I'm worried the most about Eddie on Peja...that's alot of size he's giving up there


----------



## reHEATed (Jun 29, 2003)

> Originally posted by <b>Shaq_Diesel</b>!
> I'm worried the most about Eddie on Peja...that's alot of size he's giving up there


and Haslem on Webber aint gonna be pretty. We dont match up with the Kings well, at all. Itll have to take a huge effort tonight to get a win.


----------



## SKiP (Jan 28, 2004)

Webber isn't that quick so couldn't Laettner guard him?


----------



## JeepLiberty03 (Dec 28, 2002)

*Hand shakes*

I don't like it that Shaq went out of his way to how do it with all the Kings. Save that for the end of the game Shaq, you got to dunk on these boyz heads!:yes:


----------



## -33- (Aug 6, 2002)

Udon starts off the scoring!


The decision between Eric Reid and Doug Collins was easy for me......


----------



## JeepLiberty03 (Dec 28, 2002)

Webber faces up too much, I think GQ Laettner might have a hard time guarding him, but I'm sure he will do his best.


----------



## D-Wade (Feb 20, 2003)

This game will be another chance to prove how much you guys overrate Haslem. Great hustle player, but he's crap when it comes to playing a good or better PF.


----------



## -33- (Aug 6, 2002)

> Originally posted by <b>D-Wade</b>!
> This game will be another chance to prove how much you guys overrate Haslem. Great hustle player, but he's crap when it comes to playing a good or better PF.


do you watch games or read box scores?

if you read box scores, you don't understand haslem. just like people said Grant was garbage last year.


Udon does the intangables that help us win....


----------



## PartisanRanger (Oct 24, 2004)

2 consecutive oops by Webber. Ouch :no:


----------



## SKiP (Jan 28, 2004)

Zo could play some PF once he joins the Heat.


----------



## HEATLUNATIC (May 27, 2002)

> Originally posted by <b>D-Wade</b>!
> This game will be another chance to prove how much you guys overrate Haslem. Great hustle player, but he's crap when it comes to playing a good or better PF.


Go watch a Magic game!!!


----------



## -33- (Aug 6, 2002)

we got the AIM Chat going, ChesterBGSU is my s/n if you wanna join


----------



## -33- (Aug 6, 2002)

hey Stan try a 2-3 zone!


----------



## reHEATed (Jun 29, 2003)

we have to play defense...


----------



## reHEATed (Jun 29, 2003)

looked like they bumped knees.
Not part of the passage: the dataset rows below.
+                    if (A.walk_off[mid] <= e) lo = mid; else hi = mid;
+                }
+                w_lo = A.walk_off[lo]; w_hi = A.walk_off[lo + 1];
+            }
+            const int i = a + 1;
+            const uint32_t left = e > w_lo ? s_left[a] : 256u;
+            const int n_max = w_hi - e - 1 < H ? (int)(w_hi - e - 1) : H;
+            const int32_t base = s_len[i + 1];
+            int n = 0, tail = 0;
+            while (tail < H && n < n_max) { n++; tail = s_len[i + 1 + n] - base; }
+            const uint32_t desc = left | (uint32_t)n << 9 | (uint32_t)(tail < H) << 18;
+            const uint64_t comb = (s_pre[i + n + 1] - s_pre[i]) * inv;
+            uint64_t key = phi_fmix64(comb ^ ((uint64_t)desc * 0xD6E8FEB86659FD93ull)) & A.key_mask;
+            if (key == PHI_EMPTY_KEY) key = 0;
+            uint64_t s = key & A.t_mask;
+            int probes = 0;
+            for (;;) {
+                unsigned long long prev = __builtin_nontemporal_load((const unsigned long long *)&A.t_keys[s]);
+                if (prev == PHI_EMPTY_KEY) prev = atomicCAS((unsigned long long *)&A.t_keys[s], PHI_EMPTY_KEY, key);
+                if (prev == PHI_EMPTY_KEY || prev == key) break;
+                s = (s + 1) & A.t_mask;
+                if (++probes > PHI_MAX_PROBE) { atomicOr(A.err, PHI_KERR_TABLE_FULL); break; }
+            }
+            if (__builtin_nontemporal_load(&A.t_rep[s]) > (uint32_t)e) atomicMin(&A.t_rep[s], (uint32_t)e);
+            if (A.count_in_insert) atomicAdd(&A.t_mult[s], 1u);
+            A.ent_slot[e] = (uint32_t)s;
+            A.ent_desc[e] = desc;
+        }
+        __syncthreads();
+    }
+}
+
+__global__ void __launch_bounds__(256) phi_class_tile_verify_kernel(PhiClassArgs A, uint8_t *__restrict__ is_rep)
+{
+    __shared__ int32_t s_vtx[PHI_CLASS_TILE_MAX + PHI_CLASS_HALO_MAX];
+    const int t = threadIdx.x, T = A.tile, H = A.tail_need, S = T + H;
+    const int64_t n_tiles = (A.n_entries + T - 1) / T;
+    for (int64_t tile = blockIdx.x; tile < n_tiles; tile += gridDim.x) {
+        const int64_t e0 = tile * T;
+        for (int i = t; i < S; i += 256) s_vtx[i] = e0 + i < A.n_entries ? A.walk_vtx[e0 + i] : -1;
+        __syncthreads();
+        for (int a = t; a < T; a += 256) {
+            const int64_t e = e0 + a;
+            if (e >= A.n_entries) break;
+            const uint32_t s = A.ent_slot[e];
+            const int64_t r = (int64_t)A.t_rep[s];
+            is_rep[e] = r == e;
+            if (r != e) {
+                const uint32_t d = A.ent_desc[e];
+                bool same = r < A.n_entries && A.ent_desc[r] == d;
+                for (int j = 0, n = CT_DESC_N(d); same && j <= n; j++) same = A.walk_vtx[r + j] == s_vtx[a + j];
+                if (!same) { atomicOr(A.err, PHI_KERR_FP_COLLISION); continue; }
+            }
+            if (!A.count_in_insert) atomicAdd(&A.t_mult[s], 1u);
+        }
+        __syncthreads();
+    }
+}
+
 __global__ void __launch_bounds__(256) phi_class_ids_kernel(const phi_ent_t *__restrict__ cls_rep, int64_t n_cls,
                                                             const uint32_t *__restrict__ ent_slot, const uint32_t *__restrict__ t_mult,
                                                             uint32_t *__restrict__ t_cid, int32_t *__restrict__ cls_mult)
@@ -199,6 +338,14 @@
 void phi_launch_class_verify(hipStream_t st, const PhiClassArgs &A, uint8_t *is_rep)
 {
     if (A.n_entries > 0) hipLaunchKernelGGL(phi_class_verify_kernel, dim3(grid_for(A.n_entries, 256)), dim3(256), 0, st, A, is_rep);
+}
+void phi_launch_class_tiles(hipStream_t st, const PhiClassArgs &A, uint8_t *is_rep)
+{
+    if (A.n_entries <= 0) return;
+    int64_t nb = (A.n_entries + A.tile - 1) / A.tile;
+    if (nb > 256 * 8) nb = 256 * 8;
+    hipLaunchKernelGGL(phi_class_tile_insert_kernel, dim3((unsigned)nb), dim3(256), 0, st, A);
+    hipLaunchKernelGGL(phi_class_tile_verify_kernel, dim3((unsigned)nb), dim3(256), 0, st, A, is_rep);
 }
 void phi_launch_class_ids(hipStream_t st, const phi_ent_t *cls_rep, int64_t n_cls, const uint32_t *ent_slot, int64_t n_entries,
                           const uint32_t *t_mult, uint32_t *t_cid, int32_t *cls_mult, int32_t *ent_cls)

Hopefully Wade is alright


----------



## SacTown16 (Feb 2, 2004)

C-Webb is on fire early, likewise for wade. 6-6 and 4-4


----------



## JeepLiberty03 (Dec 28, 2002)

*OMG*

Walk it off DWade.

We can't play this weak Eastern Conference D against the teams out West.


----------



## reHEATed (Jun 29, 2003)

> Originally posted by <b>SacTown16</b>!
> C-Webb is on fire early, likewise for wade. 6-6 and 4-4


yep. We got to figure out something with Webber. Haslem cant guard him


----------



## D-Wade (Feb 20, 2003)

> Originally posted by <b>Shaq_Diesel</b>!
> 
> 
> do you watch games or read box scores?
> ...


SD, memo for you: Stop acting like you know more than others here. Your act is getting tired. 

Umm, I watch the games. Did I ever say that Haslem OR Grant was garbage? No, I simply said that Haslem can't stick with the better PF's like Webber, etc. Are you going to be crazy enough to try and disagree with that? 
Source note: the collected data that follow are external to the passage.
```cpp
int bartrt_get_rtc_stats(int *available, int *compiled, int *from_disk, int *failed, double *compile_seconds) {
  const RtcStats st = rtc_stats();
  if (available) *available = rtc_available() ? 1 : 0;
  if (compiled) *compiled = st.compiled;
  if (from_disk) *from_disk = st.from_disk;
  if (failed) *failed = st.failed;
  if (compile_seconds) *compile_seconds = st.compile_seconds;
  return BARTRT_OK;
}

int bartrt_rtc_compile(const char *expr, int ilp, long *code_bytes) {
  if (!expr) return fail(BARTRT_EINVAL, "rtc_compile: null expression");
  std::string why;
  const long n = rtc_compile_only(expr, ilp != 0, why);
  if (code_bytes) *code_bytes = n;
// ... 278 lines not shown
```

### bart_amd/csrc/engine.hip

```cpp
#include "engine.hpp"
#include "lbl.hpp"
#include "contrib.hpp"
#include "share.hpp"
#include "step.hpp"
#include "svc.hpp"

#include <algorithm>
#include <climits>
#include <cmath>
#include <cstdlib>
#include <cstring>

#include <sys/stat.h>
#include <unistd.h>

namespace bartrt {

EngineStream::~EngineStream() {
  for (auto e : ev) (void)hipEventDestroy(e);
  if (stream) (void)hipStreamDestroy(stream);
}

Engine::~Engine() {
  delete step;
// ... 628 lines not shown
  pa.cloud_rup = cloud_rup; pa.cloud_rdown = cloud_rdown; pa.cloud_ext = cloud_ext;
  pa.coef = records.coef; pa.idx = records.idx; pa.kstop = records.kstop;
  pa.ok = d_okp ? d_okp : rec[0].ok.get();
  pa.rad_out = d_rad;
  pa.over = prep_over_once;
  pa.rtop = solution == 1 ? d_rtop.get() : nullptr;
  pa.ds = solution == 1 ? d_ds.get() : nullptr;
  return pa;
}

static int rt_block() {
  static const int b = [] { const char *e = std::getenv("BARTRT_BLOCK"); return e ? std::atoi(e) : 64; }();
  return (b == 128 || b == 256) ? b : 64;
}

RtArgs Engine::rt_args(const PrepArgs &pa, const Prefetch &pf, double *d_spec_out, bool want_tau, const double *d_ext,
                       bool lbl_fused, bool over_cloud, bool timed, hipStream_t st) {
  const int n = pa.nwalkers, block = rt_block();
  RtArgs r = rt;
  r.nwalkers = n;
  r.nsel = sel_walkers > n ? sel_walkers : 0;
  if (kernel_by_local) r.Wfull = r.W;
  r.coef = pa.coef; r.idx = pa.idx; r.kstop = pa.kstop;
  r.ext = d_ext;
  r.nprep = 0;
  if (pf.want_next) {
    const RecordSet &next = rec[1 - pf.bset];
    PrepArgs pn = pa;
    pn.nwalkers = pf_req_n;
    pn.prof = pf_req_prof;
// ... 15 lines not shown
  r.intens_out = nullptr;
  if (want_intens && n == 1 && solution == 0) {
    d_intens.reserve((size_t)A * W());
    r.intens_out = d_intens;
  }
  r.ntiles = (r.W + block - 1) / block;
  r.rtop = d_rtop; r.ds = d_ds;
  r.slog = nullptr;
  if (cut_slant && integ == 1 && solution == 0 && !lbl_fused) {
    const size_t need = slant_log_bytes(n, r.ntiles, block, A);
    if (need > d_slog.count()) {
      HIPCHK(hipDeviceSynchronize());
      d_slog.reserve(need);
    }
    r.slog = d_slog.get();
  }
  r.inv_starrad2 = solution == 1 ? 1.0 / (starrad * starrad) : 0.0;
  r.transparent = transparent ? 1 : 0;
  r.ev_start = r.ev_stop = nullptr;
  if (timed) {
    while ((int)ev.size() < ev_used + 2) {
      hipEvent_t e;
      HIPCHK(hipEventCreate(&e));
      ev.push_back(e);
    }
    if (lbl_fused) HIPCHK(hipEventRecord(ev[ev_used], st));
    else { r.ev_start = ev[ev_used]; r.ev_stop = ev[ev_used + 1]; }
  }
  r.walked_out = nullptr;
  if (want_walked && solution == 0 && !lbl_fused) {
// ... 61 lines not shown
```

### bart_amd/csrc/engine.hpp

```cpp
#pragma once
#include <hip/hip_runtime.h>

#include <string>
#include <vector>

#include "devbuf.hpp"
#include "io.hpp"
#include "kernels.hpp"

namespace bartrt {
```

Also, how's Jerome Beasely coming along? :laugh:


----------



## nickrock23 (Mar 28, 2004)

i think we play better when laettner and dools are in. this is a nightmare matchup with haslem on webber


----------



## PartisanRanger (Oct 24, 2004)

We can't make any defensive stops... this is depressing...


----------



## -33- (Aug 6, 2002)

> Originally posted by <b>D-Wade</b>!
> 
> 
> Umm, I watch the games. Did I ever say that Haslem OR Grant was garbage? No, I simply said that Haslem can't stick with the better PF's like Webber, etc. Can you read?
> ...


no i didnt say you said that....

my point is that you don't see what Haslem does...boxing out, hustling for loose balls, etc.
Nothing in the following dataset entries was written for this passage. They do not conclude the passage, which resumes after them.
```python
class RaftEngine:

    def __new__(cls, *args, precision: str = "bf16", **kwargs):
        if precision not in ("bf16", "fp32", "mixed"):
            raise ValueError(f"precision must be 'bf16', 'fp32' or 'mixed', got {precision!r}")
        if precision == "fp32" and cls is RaftEngine:
            from .engine_f32 import RaftEngineF32
            cls = RaftEngineF32
        elif precision == "mixed" and cls is RaftEngine:
            from .engine_f32 import RaftEngineMixed
            cls = RaftEngineMixed
        return super().__new__(cls)

    precision = "bf16"
    fe_external = False

    GRU = "auto"
    PRO_LANES = "auto"
    HALO_NORM = True
    MERGED_UP = True
    CONV_GROUP = True
    MASK_PARITY = False
    CORR_PERSIST_B1 = True
    HOST_GATE = True
    WARM_FILL_RADIUS = 4

    def __init__(self, model, device, use_graph: bool = True, copy_output: bool = True,
                 corr_dtype: torch.dtype = torch.bfloat16, gate_dtype: torch.dtype = torch.bfloat16,
                 autotune: bool = True, streams="auto", split: int = 1,
                 cfg_override: Optional[Dict[str, int]] = None, cp_group=None, **mode):
        mode.pop("precision", None)
        corr = mode.pop("corr", "volume")
        if mode:
            raise TypeError(f"RaftEngine: unexpected keyword arguments {sorted(mode)}")
        if corr not in ("volume", "on_demand"):
            raise ValueError(f"corr must be 'volume' or 'on_demand', got {corr!r}")
        if corr == "on_demand":
            if self.precision != "bf16":
                raise NotImplementedError(f"corr='on_demand': not with precision={self.precision!r} (the on-demand "
                                          "lookup is lowered for the bf16 engine only)")
            if cp_group is not None:
                raise NotImplementedError("corr='on_demand': not with context parallelism (cp_group splits the "
                                          "volume the on-demand path never builds)")
        self.corr_mode = corr
        nat.require()
        self._init_cp(cp_group)
        assert streams in (True, False, "auto"), streams
        self.streams_mode = streams
        self.streams = bool(streams)
        self.halo_norm = bool(self.HALO_NORM)
# ... 646 lines not shown
        if code is None:
            code = tunedb.lookup(self.arch, key, set(enc))
        if code is None:
            t, base = ops_args
            best = None
            for c, tile in enc.items():
                nat.ops().gru_halo(t, base + list(tile))
                s_, e_ = torch.cuda.Event(enable_timing=True), torch.cuda.Event(enable_timing=True)
                s_.record()
                for _ in range(5):
                    nat.ops().gru_halo(t, base + list(tile))
                e_.record()
                e_.synchronize()
                el = s_.elapsed_time(e_)
                if best is None or el < best[0]:
                    best = (el, c)
            code = best[1]
            tunedb.record(self.arch, key, code)
        code = self._agree(code)
        _TUNE_CACHE[key + (str(self.device),)] = code
        self.chosen_cfgs[f"gru{gi}.halo"] = code
        return enc[code]

    def _gru_fused_ok(self, B: int, h: int, w: int) -> bool:
        env = "1" if self.GRU == "fused" else "auto"
        rb = self.model.update_block.recurrent_block
        ks = [tuple(k) for k in rb.kernel_size]
        if (self.hidden != 128 or self.hx_cs != 256 or self.gate_cs < 384 or ks != [(1, 5), (5, 1)]
                or self.gate_dtype != torch.bfloat16):
            return False
        tiles = min(nat.gru_fused_tiles(B, h, w, 0), nat.gru_fused_tiles(B, h, w, 1))
        return tiles > 0 and (env == "1" or tiles >= 3 * nat.NUM_CUS // 4)

    def uses_lanes(self, B: int, all_iters: bool = True) -> bool:
        if self.cp or not self._lanes_ok(all_iters):
            return False
        if self.streams_mode != "auto":
            return bool(self.streams_mode)
        nb = B // self.split if (self.split > 1 and B % self.split == 0) else B
        return nb >= self.AUTO_STREAMS_MIN_BATCH

    def _build(self, B: int, H: int, W: int, n_iters: int, all_iters: bool = True,
               src: Optional[Tuple[int, int, int, int]] = None, warm: bool = False) -> _PlanState:
        if warm and self.cp:
            raise NotImplementedError("warm start (flow_init) is not lowered under context parallelism")
        parts = self.split if (self.split > 1 and B % self.split == 0 and not self.cp) else 1
        nb = B // parts
        st, lanes = self._new_state(B, H, W, n_iters, all_iters, src, self.uses_lanes(B, all_iters), parts, B)
        if warm:
            st.flow_init = torch.zeros((B, H // 8, W // 8, 2), dtype=F32, device=self.device)
        for part, plan in enumerate(st.plans):
            self._build_part(st, plan, part * nb, nb, H, W, n_iters, f"p{part}.", lanes, 0, all_iters, warm)
            plan.set_lane(0)
            plan.set_segment(2)
        return st

    def _new_state(self, B: int, H: int, W: int, n_iters: int, all_iters: bool,
                   src: Optional[Tuple[int, int, int, int]], on: bool, parts: int, out_batch: int):
        self.streams = on
        self.mask_head = "split" if on else "fused"
        h, w = H // 8, W // 8
        min_sz = 2 * (2 ** (self.num_levels - 1))
        assert h >= min_sz and w >= min_sz, (
            f"Feature maps are too small to be down-sampled by the correlation pyramid: need >= {min_sz}, got {(h, w)}; "
            f"input images should be at least {8 * min_sz}.")
        dev = self.device
# ... 169 lines not shown
            plan.add_feat_pool([fmap[Bi:]] + pooled, [Bi, h, w, self.fmap_ch, L])
        elif self.cp:
            for b in range(B):
                plan.add_corr([fmap[b, r0:r1], fmap[B + b]] + [v[b * nq:(b + 1) * nq] for v in levels] + [None] * (4 - L),
                              [1, h, w, self.fmap_ch, L, nq, 0], scale)
        else:
            bl = 2 if (blocked and self.CORR_PERSIST_B1 and not getattr(self, "_slot_build", False)) else blocked
            plan.add_corr([fmap[:Bi], fmap[Bi:]] + levels + [None] * (4 - L), [Bi, h, w, self.fmap_ch, L, h * w, bl],
                          scale)
            if bidir:
                plan.add_corr([fmap[Bi:], fmap[:Bi]] + [v[Bi * h * w:] for v in levels] + [None] * (4 - L),
                              [Bi, h, w, self.fmap_ch, L, h * w, bl], scale)
        plan.add_wait(E_CTX)

        me = m.update_block.motion_encoder
        cl, fl = me.corr_layers, me.flow_layers
        corr = alloc("corr", (M, self.corr_cs))
        cf = alloc("cf", (M, cl[-1] + fl[-1]))
        f1 = alloc("f1", (M, fl[0]))
        c1 = alloc("c1", (M, cl[0])) if len(cl) == 2 else None
        taps = alloc("fh2.taps", (M, 24), F32)
        stride = st.out.shape[1] * H * W * 2
        split_mask = lanes_on or self.cp
        s1 = sp["fh1"] if (self.has_mask and all_iters and not split_mask) else sp["fh1.flow"] if self.has_mask else sp["fh1"]
        taps_epi = self._taps_epi_w is not None and s1.cout == 256
        fm = None if taps_epi else alloc("fm", (M, round_up(s1.cout, 8)))
        mfeat = (alloc("mfeat", (M, round_up(sp["mask.convrelu"].cout, 8)))
                 if self.has_mask and (split_mask or not all_iters) else None)
        mask = alloc("mask", (M, 576)) if self.has_mask and self._convex_w is None else None
        gru_path = self._gru_path(B, h, w)
        if gru_path == "fused" and self.cp:
            gru_path = "unfused"
        self.gru_path = gru_path
        ngru = len(m.update_block.recurrent_block.kernel_size)
        halo_pp = gru_path == "halo" and ngru == 1
        qx_x = gru_path != "halo" or halo_pp
        hm = (alloc("hm", (M, self.hidden))
              if gru_path != "unfused" and self.has_mask and (lanes_on or halo_pp) else None)
        parity = (hm is not None and gru_path == "fused" and self._convex_w is not None
                  and self.MASK_PARITY)
        hm2 = alloc("hm2", (M, self.hidden)) if parity else None
        flow32b = alloc("flow32b", (M, 2), F32) if parity else None
        st.flow_out.append((b0, B, flow32, flow32b))

        c1k = me.convflow1.layers_0.kernel
        merged_up = (self._cf1_w is not None and tuple(c1k.shape[:2]) == (7, 7) and not self.cp
                     and (not self.has_mask or (self._convex_w is not None and fm is not None))
                     and self.MERGED_UP)

        def flow_features():
            if self._cf1_w is not None:
                c = me.convflow1.layers_0
                kh, kw_, _, co = c.kernel.shape
                plan.add_conv_direct([flow8, self._cf1_w, self._cf1_b, f1],
                                     [B, h, w, 2, kh, kw_, c.padding[0], c.padding[1], co, 1, 0])
            else:
                self._conv(plan, sp["me.convflow1"], flow8, B, h, w, f1, act=ACT_RELU)
            self._conv(plan, sp["me.convflow2"], f1, B, h, w, cf, y_coff=cl[-1], act=ACT_RELU)

        def flow_head():
            if taps_epi:
                self._conv(plan, s1, hx, B, h, w, taps, act=ACT_RELU, epi=EPI_TAPS, tapw=self._taps_epi_w)
                return
            if halo_pp:
                self._conv(plan, s1, qx, B, h, w, fm, x_alt=hx, act=ACT_RELU)
            else:
# ... 30 lines not shown
            upd = [taps, self._fh2_b, flow32, hx, qx if qx_x else None, flow8] if with_update else []
            if with_update and parity:
                upd.append(flow32b)
            extra = [self.flow_off, self.flow_off] if with_update else []
            if on_demand:
                plan.add_lookup_od([coords, corr, fmap[:Bi], fmap[Bi:]] + pooled + [None] * (4 - L) + upd,
                                   [L, B, h, w, self.radius, self.fmap_ch] + extra)
                return
            plan.add_lookup([coords, corr] + levels + [None] * (4 - L) + upd,
                            [L, B, h, w, self.radius, h * w, blocked] + extra)

        c1_merged = (merged_up and self.has_mask and len(cl) == 2 and self._cc1_w is not None
                     and self._cc1_kpad == 352)

        def motion_and_gru(wait_flow: bool, wait_mask: bool, flow2: bool = False):
            if len(cl) == 2:
                if flow2 and c1_merged:
                    pass
                elif self._cc1_w is not None:
                    plan.add_conv1x1([corr, self._cc1_w, self._cc1_b, c1],
                                     [M, self.corr_cs, self._cc1_kpad, cl[0], ACT_RELU, 0])
                else:
                    self._conv(plan, sp["me.convcorr1"], corr, B, h, w, c1, act=ACT_RELU)
                last = (sp["me.convcorr2"], c1, B, h, w, cf, dict(act=ACT_RELU))
            else:
                last = (sp["me.convcorr1"], corr, B, h, w, cf, dict(act=ACT_RELU))
            fl2 = (sp["me.convflow2"], f1, B, h, w, cf, dict(y_coff=cl[-1], act=ACT_RELU))
            if not (flow2 and self.CONV_GROUP and self._conv_group(plan, last, fl2)):
                if flow2:
                    self._conv(plan, *fl2[:6], **fl2[6])
                self._conv(plan, *last[:6], **last[6])
            if wait_flow:
                plan.add_wait(E_FLOW)
            self._conv(plan, sp["me.conv"], cf, B, h, w, hx, y_coff=self.mot_off, act=ACT_RELU,
                       y2=qx if qx_x else None, y2_coff=self.mot_off)
            if gru_path == "halo":
                _, stages = self._halo_geom()
                for gi, (mode, axis) in enumerate(stages):
                    wa_, wb_ = self._halo_w[gi]
                    last = gi == ngru - 1
                    if halo_pp:
                        t = [hx, hx, wa_, wb_, gbias[gi], h32, qx, hm, qx, qx, hx]
                    else:
                        t = [hx if gi == 0 else qx, hx, wa_, wb_, gbias[gi], h32, qx if gi == 0 else hx,
                             hm if last else None]
                    if wait_mask and last:
                        plan.add_wait(E_MASK)
                    base = [B, h, w, mode, axis]
                    tile = self._halo_tile(gi, mode, axis, B, h, w, (t, base))
                    plan.add_gru_halo(t, base + list(tile))
                return
            for gi in range(ngru):
                if gru_path == "fused":
                    last = gi == ngru - 1
                    if wait_mask and not parity and (last if hm is not None else gi == 0):
                        plan.add_wait(E_MASK)
                    ks = m.update_block.recurrent_block.kernel_size[gi]
                    plan.add_gru_fused([hx, sp[f"gru{gi}.a"].w, sp[f"gru{gi}.b"].w, gbias[gi], h32, hx,
                                        hm if last else None] + ([None, hm2] if last and parity else []),
                                       [B, h, w, int(ks[0] > 1)])
                    continue
                self._conv(plan, sp[f"gru{gi}.a"], hx, B, h, w, qx, zbuf=zb, hidden=self.hidden,
                           epi=EPI_GRU_A, bmap=gbias[gi], bmap_coff=0)
                if gi == 0 and wait_mask:
                    plan.add_wait(E_MASK)
                self._conv(plan, sp[f"gru{gi}.b"], qx, B, h, w, hx, h32=h32, zbuf=zb, hidden=self.hidden,
                           epi=EPI_GRU_B, bmap=gbias[gi], bmap_coff=2 * self.hidden)

        if self.cp:
            hw = h * w
            local = alloc("corr.local", (B, max(b_ - a_ for a_, b_ in slabs) * w, self.corr_cs))
            plan.set_segment(1)
            for b in range(B):
                plan.add_lookup([coords[b * hw + r0 * w:b * hw + r1 * w], local[b]]
                                + [v[b * nq:(b + 1) * nq] for v in levels] + [None] * (4 - L),
                                [L, 1, h, w, self.radius, nq, 0])
            plan.set_segment(3)
            flow_features()
            motion_and_gru(wait_flow=False, wait_mask=False)
            flow_head()
            flow_update()
            if all_iters:
                upsample(stride, mask_from_fm=False)
            plan.set_segment(2)
            if not all_iters:
                upsample(0, mask_from_fm=False)
            st.cp = dict(slabs=slabs, local=local, corr=corr, w=w)
        elif lanes_on:
            plan.set_segment(0)
            lane(main)
# ... 321 lines not shown
```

he does alot of the intangables


----------



## reHEATed (Jun 29, 2003)

if Miller cant shoot his ft's, he cant re-enter the game, right? He will probably be back after they fix up the cut, im just asking though


----------



## D-Wade (Feb 20, 2003)

> Originally posted by <b>nickrock23</b>!
> this is a nightmare matchup with haslem on webber


Thank you.


----------



## HEATLUNATIC (May 27, 2002)

Miller is back...

damn...


----------



## D-Wade (Feb 20, 2003)

> Originally posted by <b>Shaq_Diesel</b>!
> 
> 
> my point is that you don't see what Haslem does...boxing out, hustling for loose balls, etc.


How do you know that I don't see what Haslem does? Didn't I give him the respect of being a great hustler? Um, I wouldn't of said that if I didn't notice the little things that Haslem does that makes him a great hustler.

Point is - Haslem is a liablity when playing against a good PF with size.


----------



## nickrock23 (Mar 28, 2004)

why are they letting him shoot FT's with blood on his sock? this league is a joke


----------



## reHEATed (Jun 29, 2003)

we are playing like crap.


----------



## nickrock23 (Mar 28, 2004)

re: haslem , he isnt overrated though. underrated if anything. he's just not that good on defense, thats all


----------



## JeepLiberty03 (Dec 28, 2002)

This could get real ugly if Shaq starts off on the bench to start the second Q.


----------



## MiamiHeat03 (Mar 28, 2003)

Damn we suck, offensively we are OK but Defensively we suck extremely.


----------



## SacTown16 (Feb 2, 2004)

> Originally posted by <b>JeepLiberty03</b>!
> This could get real ugly if Shaq starts off on the bench to start the second Q.


You guys may get back in this when our bench comes in, without B-Jax we are terrible off the bench.


----------



## -33- (Aug 6, 2002)

DOLEAC IS AWFUL

can't wait til Zo is here


----------



## JeepLiberty03 (Dec 28, 2002)

*SVG*

SVG got caught in a bad match-up to start the second Q. Sac has 3 starters on the floor, we got 1.:upset:


----------



## -33- (Aug 6, 2002)

we're not playing good basketball tonight, on the road, against a good team....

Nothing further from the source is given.